* Recorded data:
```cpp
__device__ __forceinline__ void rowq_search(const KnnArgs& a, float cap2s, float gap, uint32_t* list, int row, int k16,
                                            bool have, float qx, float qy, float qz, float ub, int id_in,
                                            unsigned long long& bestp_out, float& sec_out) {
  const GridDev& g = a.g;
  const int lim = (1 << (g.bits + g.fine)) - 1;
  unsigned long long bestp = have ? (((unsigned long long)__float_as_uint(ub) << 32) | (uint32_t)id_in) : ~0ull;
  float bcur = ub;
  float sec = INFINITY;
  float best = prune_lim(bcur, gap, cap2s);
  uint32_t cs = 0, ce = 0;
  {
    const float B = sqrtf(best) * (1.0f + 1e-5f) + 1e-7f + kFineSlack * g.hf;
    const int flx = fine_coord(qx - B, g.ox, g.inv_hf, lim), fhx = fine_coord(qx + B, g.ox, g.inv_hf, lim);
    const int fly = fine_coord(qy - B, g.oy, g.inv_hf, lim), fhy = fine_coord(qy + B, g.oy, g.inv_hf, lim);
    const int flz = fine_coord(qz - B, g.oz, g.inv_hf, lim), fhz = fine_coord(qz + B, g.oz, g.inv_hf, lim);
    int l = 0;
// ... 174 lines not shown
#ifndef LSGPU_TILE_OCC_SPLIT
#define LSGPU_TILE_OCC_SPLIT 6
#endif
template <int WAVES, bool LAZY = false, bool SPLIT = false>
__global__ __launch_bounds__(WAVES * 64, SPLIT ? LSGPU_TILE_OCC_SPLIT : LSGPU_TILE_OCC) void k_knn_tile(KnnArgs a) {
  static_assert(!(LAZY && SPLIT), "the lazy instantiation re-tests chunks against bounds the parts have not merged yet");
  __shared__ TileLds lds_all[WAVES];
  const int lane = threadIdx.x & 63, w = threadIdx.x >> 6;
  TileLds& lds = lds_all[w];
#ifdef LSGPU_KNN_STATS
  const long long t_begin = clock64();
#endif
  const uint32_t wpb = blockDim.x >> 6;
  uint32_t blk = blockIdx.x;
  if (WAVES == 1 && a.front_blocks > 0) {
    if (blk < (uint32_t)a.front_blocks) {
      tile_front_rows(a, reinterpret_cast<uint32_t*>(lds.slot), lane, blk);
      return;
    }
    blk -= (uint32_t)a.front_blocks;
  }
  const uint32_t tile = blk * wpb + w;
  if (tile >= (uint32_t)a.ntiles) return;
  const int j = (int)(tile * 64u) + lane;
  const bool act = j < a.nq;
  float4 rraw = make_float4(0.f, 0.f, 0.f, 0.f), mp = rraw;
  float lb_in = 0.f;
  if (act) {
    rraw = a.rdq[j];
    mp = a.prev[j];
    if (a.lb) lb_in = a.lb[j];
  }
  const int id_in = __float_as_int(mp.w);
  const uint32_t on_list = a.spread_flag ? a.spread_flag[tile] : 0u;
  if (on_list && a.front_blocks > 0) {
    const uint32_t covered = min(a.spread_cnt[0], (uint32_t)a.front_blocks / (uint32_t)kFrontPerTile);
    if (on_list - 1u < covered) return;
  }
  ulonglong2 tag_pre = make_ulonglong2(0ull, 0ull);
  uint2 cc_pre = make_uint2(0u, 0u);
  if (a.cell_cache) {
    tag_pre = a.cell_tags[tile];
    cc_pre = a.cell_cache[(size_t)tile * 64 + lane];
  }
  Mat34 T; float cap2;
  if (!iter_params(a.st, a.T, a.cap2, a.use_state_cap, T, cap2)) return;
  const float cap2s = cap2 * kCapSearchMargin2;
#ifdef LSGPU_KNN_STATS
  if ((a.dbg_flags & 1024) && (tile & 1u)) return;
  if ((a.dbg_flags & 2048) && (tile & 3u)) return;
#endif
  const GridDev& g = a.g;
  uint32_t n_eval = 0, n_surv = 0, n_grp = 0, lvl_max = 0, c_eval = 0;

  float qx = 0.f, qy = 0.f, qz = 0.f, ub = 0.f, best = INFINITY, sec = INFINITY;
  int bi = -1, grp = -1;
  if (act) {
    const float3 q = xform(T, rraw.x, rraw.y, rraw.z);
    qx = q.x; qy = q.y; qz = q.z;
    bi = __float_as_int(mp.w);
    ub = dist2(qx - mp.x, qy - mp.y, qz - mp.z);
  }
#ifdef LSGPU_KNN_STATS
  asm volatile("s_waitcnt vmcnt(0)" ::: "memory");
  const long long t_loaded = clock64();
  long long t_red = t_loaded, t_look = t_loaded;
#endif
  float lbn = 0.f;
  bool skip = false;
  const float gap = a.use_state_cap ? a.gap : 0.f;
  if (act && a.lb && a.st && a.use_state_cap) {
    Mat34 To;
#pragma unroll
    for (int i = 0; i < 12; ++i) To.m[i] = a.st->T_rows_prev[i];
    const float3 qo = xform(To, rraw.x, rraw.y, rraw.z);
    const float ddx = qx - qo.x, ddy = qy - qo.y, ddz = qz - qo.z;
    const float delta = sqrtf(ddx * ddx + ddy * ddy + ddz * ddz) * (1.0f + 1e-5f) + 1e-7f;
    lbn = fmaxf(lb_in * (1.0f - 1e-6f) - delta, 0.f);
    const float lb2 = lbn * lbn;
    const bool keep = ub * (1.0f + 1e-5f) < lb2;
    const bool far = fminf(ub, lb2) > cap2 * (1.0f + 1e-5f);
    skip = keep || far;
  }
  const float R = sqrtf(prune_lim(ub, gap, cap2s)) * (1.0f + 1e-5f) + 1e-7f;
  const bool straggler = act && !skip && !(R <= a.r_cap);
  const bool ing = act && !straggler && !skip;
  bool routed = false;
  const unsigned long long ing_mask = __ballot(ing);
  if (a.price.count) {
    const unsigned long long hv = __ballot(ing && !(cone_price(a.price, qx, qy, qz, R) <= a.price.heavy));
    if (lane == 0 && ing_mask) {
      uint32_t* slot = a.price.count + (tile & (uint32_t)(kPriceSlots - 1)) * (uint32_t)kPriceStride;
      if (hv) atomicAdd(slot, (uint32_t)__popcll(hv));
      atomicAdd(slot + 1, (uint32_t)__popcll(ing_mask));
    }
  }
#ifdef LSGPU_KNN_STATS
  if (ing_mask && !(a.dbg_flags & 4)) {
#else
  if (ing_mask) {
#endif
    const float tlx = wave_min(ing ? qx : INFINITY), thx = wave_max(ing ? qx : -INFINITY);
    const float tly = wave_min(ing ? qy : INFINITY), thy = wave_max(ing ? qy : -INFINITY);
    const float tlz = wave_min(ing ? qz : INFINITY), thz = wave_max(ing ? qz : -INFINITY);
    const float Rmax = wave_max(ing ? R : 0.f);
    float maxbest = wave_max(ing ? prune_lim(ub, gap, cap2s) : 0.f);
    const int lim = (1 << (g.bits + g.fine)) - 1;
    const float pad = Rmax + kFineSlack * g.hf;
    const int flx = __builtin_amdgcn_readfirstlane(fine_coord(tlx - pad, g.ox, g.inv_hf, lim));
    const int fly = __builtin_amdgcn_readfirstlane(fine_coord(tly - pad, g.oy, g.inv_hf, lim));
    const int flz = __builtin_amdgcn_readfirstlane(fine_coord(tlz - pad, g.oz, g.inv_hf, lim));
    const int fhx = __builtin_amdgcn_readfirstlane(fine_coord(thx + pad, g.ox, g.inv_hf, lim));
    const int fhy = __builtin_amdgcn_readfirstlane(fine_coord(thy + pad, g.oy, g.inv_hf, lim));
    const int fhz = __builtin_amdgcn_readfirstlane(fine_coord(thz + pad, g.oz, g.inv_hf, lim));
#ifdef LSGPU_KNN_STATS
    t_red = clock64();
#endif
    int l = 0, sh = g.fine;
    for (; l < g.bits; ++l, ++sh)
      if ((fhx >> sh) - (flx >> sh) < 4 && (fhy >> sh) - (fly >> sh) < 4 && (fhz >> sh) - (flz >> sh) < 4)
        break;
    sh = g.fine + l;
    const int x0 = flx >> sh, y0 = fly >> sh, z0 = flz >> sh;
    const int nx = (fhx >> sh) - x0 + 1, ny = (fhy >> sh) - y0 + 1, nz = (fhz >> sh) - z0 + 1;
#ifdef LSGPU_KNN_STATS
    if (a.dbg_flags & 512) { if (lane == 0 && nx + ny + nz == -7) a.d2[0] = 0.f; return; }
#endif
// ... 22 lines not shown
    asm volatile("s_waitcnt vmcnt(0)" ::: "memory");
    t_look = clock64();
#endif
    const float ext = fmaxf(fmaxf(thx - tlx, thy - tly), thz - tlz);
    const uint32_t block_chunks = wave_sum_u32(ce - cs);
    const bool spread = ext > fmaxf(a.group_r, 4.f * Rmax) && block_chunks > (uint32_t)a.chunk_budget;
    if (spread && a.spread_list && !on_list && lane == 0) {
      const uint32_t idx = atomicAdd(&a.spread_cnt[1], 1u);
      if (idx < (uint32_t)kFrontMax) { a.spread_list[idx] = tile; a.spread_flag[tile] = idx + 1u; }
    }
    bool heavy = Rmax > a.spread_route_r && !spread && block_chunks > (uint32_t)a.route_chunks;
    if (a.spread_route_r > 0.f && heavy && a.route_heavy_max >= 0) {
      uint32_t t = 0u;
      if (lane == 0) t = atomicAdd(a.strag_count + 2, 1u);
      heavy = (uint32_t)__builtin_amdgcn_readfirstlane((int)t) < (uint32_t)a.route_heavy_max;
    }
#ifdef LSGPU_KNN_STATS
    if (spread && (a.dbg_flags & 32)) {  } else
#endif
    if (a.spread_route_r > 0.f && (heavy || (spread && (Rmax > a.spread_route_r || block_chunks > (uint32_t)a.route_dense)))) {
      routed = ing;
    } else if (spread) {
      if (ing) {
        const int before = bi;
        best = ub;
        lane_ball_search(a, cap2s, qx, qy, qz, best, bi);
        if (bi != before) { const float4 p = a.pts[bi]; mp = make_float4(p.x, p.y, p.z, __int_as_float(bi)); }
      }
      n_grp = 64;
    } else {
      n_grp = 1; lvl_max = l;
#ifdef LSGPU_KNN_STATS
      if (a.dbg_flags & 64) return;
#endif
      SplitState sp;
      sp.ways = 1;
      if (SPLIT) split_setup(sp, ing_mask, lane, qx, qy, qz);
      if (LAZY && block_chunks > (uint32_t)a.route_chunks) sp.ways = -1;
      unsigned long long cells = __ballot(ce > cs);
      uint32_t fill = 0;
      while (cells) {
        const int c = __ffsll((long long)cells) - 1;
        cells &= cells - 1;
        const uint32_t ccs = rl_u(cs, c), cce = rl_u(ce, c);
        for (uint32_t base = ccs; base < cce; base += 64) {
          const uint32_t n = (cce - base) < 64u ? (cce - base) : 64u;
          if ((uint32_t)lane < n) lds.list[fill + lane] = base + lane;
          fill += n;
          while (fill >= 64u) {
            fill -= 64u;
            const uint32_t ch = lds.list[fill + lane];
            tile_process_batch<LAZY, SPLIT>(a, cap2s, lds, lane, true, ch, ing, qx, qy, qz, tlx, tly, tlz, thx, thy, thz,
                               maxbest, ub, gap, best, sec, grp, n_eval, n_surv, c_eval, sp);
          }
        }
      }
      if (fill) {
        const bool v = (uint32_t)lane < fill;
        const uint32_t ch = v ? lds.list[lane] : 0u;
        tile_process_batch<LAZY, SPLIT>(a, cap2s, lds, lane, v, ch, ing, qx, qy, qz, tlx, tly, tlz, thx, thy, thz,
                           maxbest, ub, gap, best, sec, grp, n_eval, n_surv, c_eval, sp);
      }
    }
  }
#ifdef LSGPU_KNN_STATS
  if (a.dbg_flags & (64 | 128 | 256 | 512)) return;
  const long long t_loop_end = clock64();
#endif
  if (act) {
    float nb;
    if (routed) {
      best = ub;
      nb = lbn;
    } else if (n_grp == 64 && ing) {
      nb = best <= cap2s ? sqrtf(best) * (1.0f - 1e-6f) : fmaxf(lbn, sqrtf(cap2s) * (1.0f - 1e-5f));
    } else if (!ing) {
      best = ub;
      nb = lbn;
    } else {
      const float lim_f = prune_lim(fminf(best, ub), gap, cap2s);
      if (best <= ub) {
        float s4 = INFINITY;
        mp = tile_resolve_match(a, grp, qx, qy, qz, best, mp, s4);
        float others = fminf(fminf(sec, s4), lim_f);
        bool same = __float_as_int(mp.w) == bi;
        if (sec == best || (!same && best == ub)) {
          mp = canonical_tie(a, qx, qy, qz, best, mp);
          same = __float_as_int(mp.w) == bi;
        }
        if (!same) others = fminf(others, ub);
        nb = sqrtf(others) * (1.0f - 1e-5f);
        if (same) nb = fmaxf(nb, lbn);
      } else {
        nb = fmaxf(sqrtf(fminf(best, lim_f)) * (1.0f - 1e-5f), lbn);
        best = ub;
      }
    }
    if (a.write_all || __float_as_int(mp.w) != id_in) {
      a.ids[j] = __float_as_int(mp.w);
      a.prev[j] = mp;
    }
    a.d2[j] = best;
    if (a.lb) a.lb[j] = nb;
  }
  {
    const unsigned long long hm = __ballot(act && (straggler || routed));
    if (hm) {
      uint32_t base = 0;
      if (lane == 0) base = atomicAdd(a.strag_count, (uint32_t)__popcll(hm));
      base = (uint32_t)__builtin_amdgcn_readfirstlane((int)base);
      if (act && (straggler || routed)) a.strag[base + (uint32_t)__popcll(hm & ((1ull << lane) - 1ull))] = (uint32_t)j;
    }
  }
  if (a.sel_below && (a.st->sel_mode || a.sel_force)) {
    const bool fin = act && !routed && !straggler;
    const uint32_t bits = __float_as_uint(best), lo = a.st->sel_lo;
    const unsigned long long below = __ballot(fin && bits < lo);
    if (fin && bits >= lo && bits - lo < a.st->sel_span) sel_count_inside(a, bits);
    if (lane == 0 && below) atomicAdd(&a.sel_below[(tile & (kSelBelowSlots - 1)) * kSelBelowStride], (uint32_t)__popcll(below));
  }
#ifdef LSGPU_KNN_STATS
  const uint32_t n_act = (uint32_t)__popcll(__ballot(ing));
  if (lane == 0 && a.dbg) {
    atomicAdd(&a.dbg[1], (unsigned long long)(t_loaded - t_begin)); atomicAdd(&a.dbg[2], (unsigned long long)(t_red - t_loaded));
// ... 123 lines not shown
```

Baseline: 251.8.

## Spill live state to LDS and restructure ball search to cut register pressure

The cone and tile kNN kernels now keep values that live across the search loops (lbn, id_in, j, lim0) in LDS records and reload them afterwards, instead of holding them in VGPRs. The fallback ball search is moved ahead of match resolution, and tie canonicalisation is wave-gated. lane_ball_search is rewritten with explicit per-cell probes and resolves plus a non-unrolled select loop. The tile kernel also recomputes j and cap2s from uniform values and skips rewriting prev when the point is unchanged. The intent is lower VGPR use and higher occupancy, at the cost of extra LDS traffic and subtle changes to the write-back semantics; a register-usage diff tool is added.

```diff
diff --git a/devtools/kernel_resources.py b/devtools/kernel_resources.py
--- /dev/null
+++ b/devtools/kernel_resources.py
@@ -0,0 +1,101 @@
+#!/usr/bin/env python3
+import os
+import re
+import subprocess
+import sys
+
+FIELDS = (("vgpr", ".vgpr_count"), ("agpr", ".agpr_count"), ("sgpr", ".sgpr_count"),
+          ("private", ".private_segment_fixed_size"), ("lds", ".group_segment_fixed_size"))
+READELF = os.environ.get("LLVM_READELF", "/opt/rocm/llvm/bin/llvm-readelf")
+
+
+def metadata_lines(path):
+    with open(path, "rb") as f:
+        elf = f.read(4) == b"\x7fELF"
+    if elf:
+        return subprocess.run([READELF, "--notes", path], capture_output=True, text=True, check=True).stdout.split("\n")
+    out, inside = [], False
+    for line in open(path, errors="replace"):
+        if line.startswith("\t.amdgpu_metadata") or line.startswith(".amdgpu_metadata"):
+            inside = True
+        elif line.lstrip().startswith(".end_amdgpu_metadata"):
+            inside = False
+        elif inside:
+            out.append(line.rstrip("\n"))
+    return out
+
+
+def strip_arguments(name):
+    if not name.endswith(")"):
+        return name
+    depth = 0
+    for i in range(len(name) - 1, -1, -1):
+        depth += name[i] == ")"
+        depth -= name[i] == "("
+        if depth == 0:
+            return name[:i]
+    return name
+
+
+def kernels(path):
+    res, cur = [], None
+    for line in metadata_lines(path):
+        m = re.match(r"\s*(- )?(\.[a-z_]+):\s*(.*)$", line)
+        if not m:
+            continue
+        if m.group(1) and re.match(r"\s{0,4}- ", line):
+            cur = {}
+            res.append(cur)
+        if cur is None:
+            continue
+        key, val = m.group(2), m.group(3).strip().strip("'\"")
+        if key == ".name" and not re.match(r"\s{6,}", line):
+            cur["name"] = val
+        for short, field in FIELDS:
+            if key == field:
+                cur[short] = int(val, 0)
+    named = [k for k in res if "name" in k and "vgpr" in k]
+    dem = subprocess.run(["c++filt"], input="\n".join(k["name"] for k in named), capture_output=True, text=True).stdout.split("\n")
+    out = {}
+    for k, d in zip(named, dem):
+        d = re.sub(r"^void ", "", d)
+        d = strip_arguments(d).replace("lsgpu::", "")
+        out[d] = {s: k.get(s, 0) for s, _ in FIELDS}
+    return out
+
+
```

* TASK DIRECTIONS:
Among the lines above, show every one that contains the string "volatile".

* RESPONSE AREA:
  asm volatile("s_waitcnt vmcnt(0)" ::: "memory");
    asm volatile("s_waitcnt vmcnt(0)" ::: "memory");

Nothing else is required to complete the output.